class TrpoStats(C.Structure):
    _fields_ = [("entropy", C.c_double), ("step_size", C.c_double), ("loss_initial", C.c_double),
                ("loss_final", C.c_double), ("constraint_val_final", C.c_double), ("step_scale", C.c_double),
                ("num_backtracks", C.c_int64), ("status", C.c_int32), ("cg_iterations", C.c_int32)]

    def as_dict(self):
        return {k: getattr(self, k) for k, _ in self._fields_}


class AdamConfig(C.Structure):
    _fields_ = [("learning_rate", C.c_double), ("beta1", C.c_double), ("beta2", C.c_double),
                ("weight_decay", C.c_double), ("eps", C.c_double)]


class OptimizerConfig(C.Structure):
    _fields_ = [("kind", C.c_int32), ("nesterov", C.c_int32), ("centered", C.c_int32), ("reserved", C.c_int32),
                ("learning_rate", C.c_double), ("weight_decay", C.c_double), ("beta1", C.c_double),
                ("beta2", C.c_double), ("eps", C.c_double), ("momentum", C.c_double), ("dampening", C.c_double),
                ("alpha", C.c_double)]


class CriticStats(C.Structure):
    _fields_ = [("loss_first", C.c_double), ("loss_last", C.c_double), ("steps", C.c_uint64)]


def build(force=False, check=False):
    if force or check or not os.path.exists(LIB_PATH):
        before = os.path.getmtime(LIB_PATH) if os.path.exists(LIB_PATH) else None
        subprocess.check_call(["make", "-C", CSRC, "-s", "-j4"] + (["-B"] if force else []))
        _write_build_record(before)
    return LIB_PATH


BUILD_RECORD = os.path.join(_HERE, "build_record.json")


def _write_build_record(mtime_before):
    import hashlib
    import json
    import time
    try:
        after = os.path.getmtime(LIB_PATH)
        try:
            hipcc = subprocess.run(["/opt/rocm/bin/hipcc", "--version"], capture_output=True, timeout=30).stdout.decode().splitlines()[0]
        except Exception:
            hipcc = None
        rec = {"mode": "linked a new library" if mtime_before is None or after > mtime_before else
                       "make: library newer than every source (nothing compiled)",
               "lib_sha16": hashlib.sha256(open(LIB_PATH, "rb").read()).hexdigest()[:16],
               "lib_mtime": time.strftime("%Y-%m-%dT%H:%M:%SZ", time.gmtime(after)),
               "checked_at": time.strftime("%Y-%m-%dT%H:%M:%SZ", time.gmtime()), "hipcc": hipcc,
               "arch": "gfx950"}
        json.dump(rec, open(BUILD_RECORD, "w"), indent=1)
    except Exception:
        pass


_lib = None


def lib():
    global _lib
    if _lib is None:
        if not os.path.exists(LIB_PATH):
            raise ImportError("librelearn_hip.so is not built: run `python -c 'import __graft_entry__ as g; "
                              "g.build()'` (there is no CPU fallback)")
        L = C.CDLL(LIB_PATH)
        L.rl_last_error.restype = C.c_char_p
        L.rl_last_error.argtypes = [C.c_void_p]
        _lib = L
    return _lib


def debug_device_memory():
    nbytes, count = C.c_uint64(), C.c_uint64()
    _check(lib().rl_debug_device_memory(C.byref(nbytes), C.byref(count)))
    return nbytes.value, count.value


def _check(code, eng=None):
    if code != OK:
        msg = lib().rl_last_error(eng)
        raise RelearnError(code, msg.decode() if msg else "")


def _ptr(a, dtype):
    a = np.ascontiguousarray(a, dtype=dtype)
    return a, a.ctypes.data_as(C.c_void_p)


_live = weakref.WeakSet()


def _register(obj):
    _live.add(obj)


@atexit.register
def _close_all():
    objs = list(_live)
    order = {"StepsSummary": -1, "Dqn": -1, "Adam": 0, "Optimizer": 0, "Trajectory": 1, "CartPoleEnv": 2, "ChainEnv": 2, "MetaBanditEnv": 2, "Mlp": 3, "GruMlp": 3,
             "Engine": 4}
    for o in sorted(objs, key=lambda o: order.get(type(o).__name__, 2)):
        o.close()


class _Handle:
    def __del__(self):
        if sys.is_finalizing():
            return
        try:
            self.close()
        except Exception:
            pass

» Exercise requirements
Copy out each line of the data in which the word "after" appears.

» Exercise solution
        after = os.path.getmtime(LIB_PATH)
        rec = {"mode": "linked a new library" if mtime_before is None or after > mtime_before else
               "lib_mtime": time.strftime("%Y-%m-%dT%H:%M:%SZ", time.gmtime(after)),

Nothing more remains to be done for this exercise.